The meaning is the same. The short form of adjectives is used in higher register speech. The full form is more colloquial.


----------



## Maroseika

Вы очень красивый - you (singular, polite form, masculine) are very nice
Вы очень красив 
Вы очень красивые - you (plural) are very nice
Вы очень красивы - you (singular, polite form, masculine and feminine) are very nice


----------



## rusita preciosa

ka_ said:


> what's the difference in the meaning of these sentences?
> Singular (polite)
> Вы очень красивый
> Вы очень красивы
> Plural:
> Вы очень красивые
> Вы очень красивы


----------



## ka_

thank you for explaining!


----------



## Explorer41

As for me, I'd choose the 4th sentence in most cases (the first one - maybe in a jocular manner; as of the second one, I don't know what to do with it; and concerning the third one, the word "красивый" here sounds better with a noun - "Вы очень красивый человек").
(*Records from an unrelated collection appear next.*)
UFC_OPT_FIXED_KERNEL, UFC_OPT_VARLEN_KERNEL, UFC_OPT_GENERIC_JC = 0, 1, 2
UFC_FIXED_AUTO, UFC_FIXED_GENERIC, UFC_FIXED_CLAIM16 = 0, 1, 2
UFC_VARLEN_AUTO, UFC_VARLEN_GENERIC, UFC_VARLEN_SORTED, UFC_VARLEN_BLOCKED8, UFC_VARLEN_CLAIM16 = 0, 1, 2, 3, 4
UFC_VARLEN_BLOCKSTREAM, UFC_VARLEN_SORTED8, UFC_VARLEN_STREAM = 5, 6, 7
UFC_OPT_SEAL_KERNEL, UFC_SEAL_INLINE, UFC_SEAL_TWO_PASS = 3, 0, 1
UFC_BUILD_OK, UFC_BUILD_SKIPPED, UFC_BUILD_BAD_FIELD, UFC_BUILD_BAD_SRC = 0, 1, 2, 3
UFC_PACK_DONE, UFC_PACK_SIZE_LIMITED, UFC_PACK_WINDOW_LIMITED, UFC_PACK_BAD_RANGE = 0, 1, 2, 3
UFC_SEND_TIME_SENSITIVE, UFC_SEND_UNRELIABLE, UFC_SEND_PERSISTENT, UFC_SEND_RELIABLE = 0, 1, 2, 3
UFC_NO_PARENT = 0xFFFFFFFF
UFC_EMIT_DONE, UFC_EMIT_WINDOW_LIMITED, UFC_EMIT_ALLOC_LIMITED, UFC_EMIT_BAD_PACKET, UFC_EMIT_BAD_RANGE = 0, 1, 2, 3, 4
UFC_PACKET_NOT_REACHED, UFC_PACKET_EMITTED, UFC_PACKET_DROPPED = 0, 1, 2
UFC_RX_ASM_OPEN, UFC_RX_ASM_CLOSED, UFC_RX_ASM_ACTIVE = 0, 1, 2
UFC_RX_SLOT_ENTRY, UFC_RX_SLOT_DATA, UFC_RX_SLOT_DUD = 1, 2, 4
UFC_RX_PACKET_DUD = 1
(UFC_RX_NOT_HANDLED, UFC_RX_STORED, UFC_RX_COMPLETED, UFC_RX_DUD, UFC_RX_DROPPED_INVALID, UFC_RX_DROPPED_WINDOW,
 UFC_RX_DROPPED_CHANNEL, UFC_RX_DROPPED_CLOSED, UFC_RX_DROPPED_MISMATCH, UFC_RX_DROPPED_DUPLICATE,
 UFC_RX_DROPPED_BAD_SRC) = range(11)
UFC_RX_STATUS_COUNT = 11
UFC_RX_DONE, UFC_RX_BAD_STATE = 0, 1
UFC_FW_DONE, UFC_FW_BAD_STATE = 0, 1
UFC_SENT_NONCE, UFC_SENT_RATE_LIMITED, UFC_SENT_ACKED, UFC_SENT_MARK = 1, 2, 4, 8
UFC_FQ_HAS_RTT, UFC_FQ_RESET_LOSS, UFC_FQ_MARK_RATE_LIMITED, UFC_FQ_FORGET, UFC_FQ_FEEDBACK = 1, 2, 4, 8, 16
UFC_FQ_DONE, UFC_FQ_BAD_STATE = 0, 1
UFC_RATE_AWAIT_SEND, UFC_RATE_SLOW_START, UFC_RATE_THROUGHPUT_EQN = 0, 1, 2
UFC_RATE_FRAME_SENT = 1
UFC_RATE_DONE, UFC_RATE_BAD_STATE, UFC_RATE_REF_PANIC, UFC_RATE_RECV_FULL = 0, 1, 2, 3
UFC_RATE_FEEDBACK, UFC_RATE_NOFEEDBACK, UFC_RATE_RESET_ISSUED, UFC_RATE_ENTERED_EQN, UFC_RATE_INV_STALLED = 1, 2, 4, 8, 16
UFC_TX_RESEND = 1
UFC_RS_NO_DATA_FLUSH = 1
(UFC_RS_DONE, UFC_RS_SIZE_LIMITED, UFC_RS_WINDOW_LIMITED, UFC_RS_REF_HANG, UFC_RS_BAD_STATE, UFC_RS_STAGE_FULL,
 UFC_RS_HEAP_FULL) = range(7)
UFC_FA_DONE, UFC_FA_BAD_STATE, UFC_FA_CARRY_FULL = 0, 1, 2
(UFC_FS_SENT, UFC_FS_ACK_LIMITED, UFC_FS_DATA_LIMITED, UFC_FS_UPSTREAM, UFC_FS_NOT_DUE, UFC_FS_IDLE,
 UFC_FS_NO_ALLOC) = range(7)
UFC_ROUTE_DROP, UFC_ROUTE_CONN, UFC_ROUTE_CONTROL, UFC_ROUTE_DEFERRED = range(4)

_c_u8p = ctypes.POINTER(ctypes.c_uint8)
_V, _Z, _I = ctypes.c_void_p, ctypes.c_size_t, ctypes.c_int
_PARSE_ARGS = [_V, _V, _Z, _V, _V, _V, _Z]
_BUILD_SIZES_ARGS = [_V, _V, _Z, _V, _Z, _Z, _V, _V]
_BUILD_ARGS = [_V, _V, _Z, _V, _V, _Z, _Z, _V, _V, _Z, _I, _V]
_PACK_ARGS = [_V, _Z, _V, _V, _Z, _V, _V, _Z, _V]
_EMIT_ARGS = [_V, _Z, _V, _V, _Z, _V, _Z, _V, _V, _V, _V]
_RX_ARGS = [_V, _Z, _V, _V, _Z, _V, _V, _Z, _V, _V, _Z, _V, _V, _Z, _V, _Z, _V, _Z, _V, _V, _V, _Z, _V, _V, _V, _Z, _V,
            _V, _V, _V]
_FW_ARGS = [_V, _Z, _V, _V, _Z, _V, _V, _Z, _V, _V, _V, _V]
_FQ_ARGS = [_V, _Z, _V, _Z, _V, _V, _Z, _V, _V, _V, _Z, _V, _Z, _V, _Z, _V, _V]
_RATE_BEGIN_ARGS = [_V, _V, _V, _Z, _V, _V]
_RS_BEGIN_ARGS = [_V, _Z, _V, _V, _V, _Z, _V, _V, _V, _V, _V, _Z, _V, _Z, _V, _Z, _V, _Z, _V, _Z, _V, _Z, _V, _Z, _V, _V,
                  _V]
_RS_PLACE_ARGS = [_V, _V, _Z, _V, _Z, _V, _V, _Z]
_RS_COMMIT_ARGS = [_V, _V, _Z, _V, _V, _V, _Z, _V, _V, _Z, _V, _V, _V, _V, _V, _V, _V, _Z, _V, _Z, _V, _Z, _V, _Z, _V, _Z,
                   _V, _Z, _V, _V, _V, _V, _V]
_RATE_STEP_ARGS = [_V, _V, _V, _Z, _V, _Z, _V, _Z, _V, _V, _Z, _V, _V, _V]
_FLUSH_ACKS_ARGS = [_V, _V, _V, _Z, _V, _V, _V, _Z, _V, _Z, _V, _Z, _V, _V, _V, _Z, _V, _V, _V, _V, _V, _V, _V]
_FLUSH_SYNC_ARGS = [_V, _V, _V, _V, _V, _V, _V, _V, _Z, _V, _Z, _V, _V, _V, _V, _V]
_U32, _U64 = ctypes.c_uint32, ctypes.c_uint64
_ROUTE_ARGS = [_V, _V, _V, _Z, _V, _Z, _U32, _U32, _Z, _V, _U64, _U64, _V, _V, _V, _V, _V, _V, _V, _V, _V, _V]
_SIGNATURES = {
    "ufc_crc32_compute": (ctypes.c_uint32, [ctypes.c_void_p, ctypes.c_size_t]),
    "ufc_crc32_extend": (ctypes.c_uint32, [ctypes.c_uint32, ctypes.c_void_p, ctypes.c_size_t]),
    "ufc_frame_validate": (ctypes.c_int, [ctypes.c_void_p, ctypes.c_size_t]),
    "ufc_frame_seal": (ctypes.c_int, [ctypes.c_void_p, ctypes.c_size_t]),
    "ufc_device_count": (ctypes.c_int, []),
    "ufc_ctx_create": (ctypes.c_int, [ctypes.POINTER(ctypes.c_void_p), ctypes.c_int]),
    "ufc_ctx_destroy": (ctypes.c_int, [ctypes.c_void_p]),
    "ufc_ctx_release_stream": (ctypes.c_int, [ctypes.c_void_p, ctypes.c_void_p]),
    "ufc_error_string": (ctypes.c_char_p, [ctypes.c_int]),
    "ufc_ctx_last_hip_error": (ctypes.c_int, [ctypes.c_void_p]),
    "ufc_ctx_set_option": (ctypes.c_int, [ctypes.c_void_p, ctypes.c_int, ctypes.c_int]),
    "ufc_ctx_get_option": (ctypes.c_int, [ctypes.c_void_p, ctypes.c_int]),
    "ufc_crc_batch_fixed": (ctypes.c_int, [ctypes.c_void_p, ctypes.c_void_p, ctypes.c_size_t, ctypes.c_size_t,
                                           ctypes.c_size_t, ctypes.c_void_p, ctypes.c_void_p, ctypes.c_void_p]),
    "ufc_crc_batch_varlen": (ctypes.c_int, [ctypes.c_void_p, ctypes.c_void_p, ctypes.c_void_p, ctypes.c_size_t,
                                            ctypes.c_void_p, ctypes.c_void_p, ctypes.c_void_p]),
    "ufc_seal_batch_fixed": (ctypes.c_int, [ctypes.c_void_p, ctypes.c_void_p, ctypes.c_size_t, ctypes.c_size_t,
                                            ctypes.c_size_t, ctypes.c_void_p, ctypes.c_void_p]),
    "ufc_seal_batch_varlen": (ctypes.c_int, [ctypes.c_void_p, ctypes.c_void_p, ctypes.c_void_p, ctypes.c_size_t,
                                             ctypes.c_void_p, ctypes.c_void_p]),
    "ufc_hbm_read_probe": (ctypes.c_int, [ctypes.c_void_p, ctypes.c_void_p, ctypes.c_size_t, ctypes.c_void_p,
                                          ctypes.POINTER(ctypes.c_size_t), ctypes.c_void_p]),
    "ufc_validate_host_varlen": (ctypes.c_int, [ctypes.c_void_p, ctypes.c_void_p, ctypes.c_void_p, ctypes.c_size_t,
                                                ctypes.c_void_p, ctypes.c_void_p]),
    "ufc_crc_batch_pairs": (ctypes.c_int, [ctypes.c_void_p, ctypes.c_void_p, ctypes.c_size_t, ctypes.c_void_p,
                                           ctypes.c_size_t, ctypes.c_void_p, ctypes.c_void_p, ctypes.c_void_p]),
    "ufc_validate_host_slots": (ctypes.c_int, [ctypes.c_void_p, ctypes.c_void_p, ctypes.c_size_t, ctypes.c_void_p,
                                               ctypes.c_size_t, ctypes.c_void_p, ctypes.c_void_p]),
    "ufc_validate_host_slots_async": (ctypes.c_int, [ctypes.c_void_p, ctypes.c_void_p, ctypes.c_size_t, ctypes.c_void_p,
                                                     ctypes.c_size_t, ctypes.c_void_p, ctypes.c_void_p, ctypes.c_void_p]),
    "ufc_seal_host_slots": (ctypes.c_int, [ctypes.c_void_p, ctypes.c_void_p, ctypes.c_size_t, ctypes.c_void_p,
                                           ctypes.c_size_t, ctypes.c_void_p]),
    "ufc_seal_host_varlen": (ctypes.c_int, [ctypes.c_void_p, ctypes.c_void_p, ctypes.c_void_p, ctypes.c_size_t,
                                            ctypes.c_void_p]),
    "ufc_shard_range": (ctypes.c_int, [ctypes.c_uint64, ctypes.c_int, ctypes.c_int, ctypes.POINTER(ctypes.c_uint64),
                                       ctypes.POINTER(ctypes.c_uint64)]),
    "ufc_shard_chunk": (ctypes.c_int, [ctypes.c_uint64, ctypes.c_int, ctypes.c_int, ctypes.c_int,
                                       ctypes.POINTER(ctypes.c_uint64), ctypes.POINTER(ctypes.c_uint64)]),
    "ufc_shard_bounds_fixed": (ctypes.c_int, [ctypes.c_uint64, ctypes.c_int, ctypes.c_void_p]),
    "ufc_shard_bounds_varlen": (ctypes.c_int, [ctypes.c_void_p, ctypes.c_uint64, ctypes.c_int, ctypes.c_void_p]),
    "ufc_shard_nchunks": (ctypes.c_int, [ctypes.c_void_p, ctypes.c_int]),
    "ufc_shard_gather_plan": (ctypes.c_int, [ctypes.c_void_p, ctypes.c_int, ctypes.c_int, ctypes.c_int, ctypes.c_int,
                                             ctypes.c_void_p, ctypes.c_int]),
    "ufc_comm_id_create": (ctypes.c_int, [ctypes.c_void_p]),
    "ufc_comm_create": (ctypes.c_int, [ctypes.POINTER(ctypes.c_void_p), ctypes.c_void_p, ctypes.c_int, ctypes.c_int,
                                       ctypes.c_void_p]),
    "ufc_comm_destroy": (ctypes.c_int, [ctypes.c_void_p]),
    "ufc_comm_last_error": (ctypes.c_int, [ctypes.c_void_p]),
    "ufc_comm_set_timeout": (ctypes.c_int, [ctypes.c_void_p, ctypes.c_int]),
    "ufc_crc_sharded": (ctypes.c_int, [ctypes.c_void_p, ctypes.c_void_p, ctypes.c_size_t, ctypes.c_size_t, ctypes.c_uint64,
                                       ctypes.c_void_p, ctypes.c_void_p, ctypes.c_int, ctypes.c_void_p, ctypes.c_void_p]),
    "ufc_crc_sharded_varlen": (ctypes.c_int, [ctypes.c_void_p, ctypes.c_void_p, ctypes.c_void_p, ctypes.c_void_p,
                                              ctypes.c_void_p, ctypes.c_void_p, ctypes.c_int, ctypes.c_void_p,
                                              ctypes.c_void_p]),
    "ufc_frame_read": (ctypes.c_int, [ctypes.c_void_p, ctypes.c_size_t, ctypes.c_void_p, ctypes.c_void_p,
                                      ctypes.c_size_t]),
    "ufc_frame_parse": (ctypes.c_int, [ctypes.c_void_p, ctypes.c_size_t, ctypes.c_int, ctypes.c_void_p,
                                       ctypes.c_void_p, ctypes.c_size_t]),
    "ufc_datagram_is_valid": (ctypes.c_int, [ctypes.c_void_p]),
    "ufc_frame_write_fixed": (ctypes.c_size_t, [ctypes.c_void_p, ctypes.c_void_p, ctypes.c_size_t, ctypes.c_int]),
    "ufc_data_frame_builder_init": (ctypes.c_int, [ctypes.c_void_p, ctypes.c_void_p, ctypes.c_size_t, ctypes.c_uint32,
                                                   ctypes.c_int]),
    "ufc_data_frame_builder_add": (ctypes.c_int, [ctypes.c_void_p, ctypes.c_void_p]),
    "ufc_data_frame_encoded_size": (ctypes.c_size_t, [ctypes.c_void_p]),
    "ufc_ack_frame_builder_init": (ctypes.c_int, [ctypes.c_void_p, ctypes.c_void_p, ctypes.c_size_t, ctypes.c_uint32,
                                                  ctypes.c_uint32]),
    "ufc_ack_frame_builder_add": (ctypes.c_int, [ctypes.c_void_p, ctypes.c_uint32, ctypes.c_uint32, ctypes.c_int]),
    "ufc_builder_size": (ctypes.c_size_t, [ctypes.c_void_p]),
    "ufc_builder_build": (ctypes.c_size_t, [ctypes.c_void_p, ctypes.c_int]),
    "ufc_parse_batch_host": (_I, _PARSE_ARGS + [ctypes.POINTER(_Z), _I]),
    "ufc_parse_batch_varlen": (_I, [_V] + _PARSE_ARGS + [_V, _V]),
    "ufc_build_sizes_host": (_I, _BUILD_SIZES_ARGS + [_I]),
    "ufc_build_batch_host": (_I, _BUILD_ARGS + [_I]),
    "ufc_build_sizes_varlen": (_I, [_V] + _BUILD_SIZES_ARGS + [_V]),
    "ufc_build_batch_varlen": (_I, [_V] + _BUILD_ARGS + [_V]),
    "ufc_pack_host": (_I, _PACK_ARGS + [ctypes.POINTER(ctypes.c_uint64), _I]),
    "ufc_pack_varlen": (_I, [_V] + _PACK_ARGS + [_V, _V]),
    "ufc_emit_packets_host": (_I, _EMIT_ARGS + [ctypes.POINTER(ctypes.c_uint64), _I]),
    "ufc_emit_packets_varlen": (_I, [_V] + _EMIT_ARGS + [_V, _V]),
    "ufc_receive_packets_host": (ctypes.c_int, _RX_ARGS + [ctypes.c_int]),
    "ufc_receive_packets_varlen": (ctypes.c_int, [ctypes.c_void_p] + _RX_ARGS + [ctypes.c_void_p]),
    "ufc_frame_window_host": (ctypes.c_int, _FW_ARGS + [ctypes.c_int]),
    "ufc_frame_window_varlen": (ctypes.c_int, [ctypes.c_void_p] + _FW_ARGS + [ctypes.c_void_p]),
    "ufc_frame_queue_host": (ctypes.c_int, _FQ_ARGS + [ctypes.c_int]),
    "ufc_frame_queue_varlen": (ctypes.c_int, [ctypes.c_void_p] + _FQ_ARGS + [ctypes.c_void_p]),
    "ufc_rate_begin_host": (ctypes.c_int, _RATE_BEGIN_ARGS + [ctypes.c_int]),
    "ufc_rate_begin_varlen": (ctypes.c_int, [ctypes.c_void_p] + _RATE_BEGIN_ARGS + [ctypes.c_void_p]),
    "ufc_rate_step_host": (ctypes.c_int, _RATE_STEP_ARGS + [ctypes.c_int]),
    "ufc_rate_step_varlen": (ctypes.c_int, [ctypes.c_void_p] + _RATE_STEP_ARGS + [ctypes.c_void_p]),
    "ufc_resend_begin_host": (ctypes.c_int, _RS_BEGIN_ARGS + [ctypes.c_int]),
    "ufc_resend_begin_varlen": (ctypes.c_int, [ctypes.c_void_p] + _RS_BEGIN_ARGS + [ctypes.c_void_p]),
    "ufc_resend_place_host": (ctypes.c_int, _RS_PLACE_ARGS + [ctypes.c_int]),
    "ufc_resend_place_varlen": (ctypes.c_int, [ctypes.c_void_p] + _RS_PLACE_ARGS + [ctypes.c_void_p]),
    "ufc_resend_commit_host": (ctypes.c_int, _RS_COMMIT_ARGS + [ctypes.c_int]),
    "ufc_resend_commit_varlen": (ctypes.c_int, [ctypes.c_void_p] + _RS_COMMIT_ARGS + [ctypes.c_void_p]),
}
SYMBOLS = tuple(_SIGNATURES)
_FLUSH_SIGNATURES = {
    "ufc_flush_acks_host": (_I, _FLUSH_ACKS_ARGS + [_I]),
    "ufc_flush_acks_varlen": (_I, [_V] + _FLUSH_ACKS_ARGS + [_V]),
    "ufc_flush_sync_host": (_I, _FLUSH_SYNC_ARGS + [_I]),
    "ufc_flush_sync_varlen": (_I, [_V] + _FLUSH_SYNC_ARGS + [_V]),
}
FLUSH_SYMBOLS = tuple(_FLUSH_SIGNATURES)
_ROUTE_SIGNATURES = {
    "ufc_route_table_build_host": (_I, [_V, _Z, _U32, _V, _Z, _V, _V]),
    "ufc_route_frames_host": (_I, _ROUTE_ARGS + [_I]),
    "ufc_route_frames_varlen": (_I, [_V] + _ROUTE_ARGS + [_V]),
}
ROUTE_SYMBOLS = tuple(_ROUTE_SIGNATURES)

Generally, the difference between a short adjective and a full adjective is that a short adjective may be used only as a predicate whereas a full adjective may be used as an attribute as well. In the predicative role they differ subtly, the difference is hard to explain and you often may use both. I could say (it is only my feeling, nothing more!) that a short adjective describes a quality of a thing, and a full adjective classifies that thing together with other things sharing that quality.


----------



## marco_2

I was taught that for some adjectives there is a difference in meaning, e.g.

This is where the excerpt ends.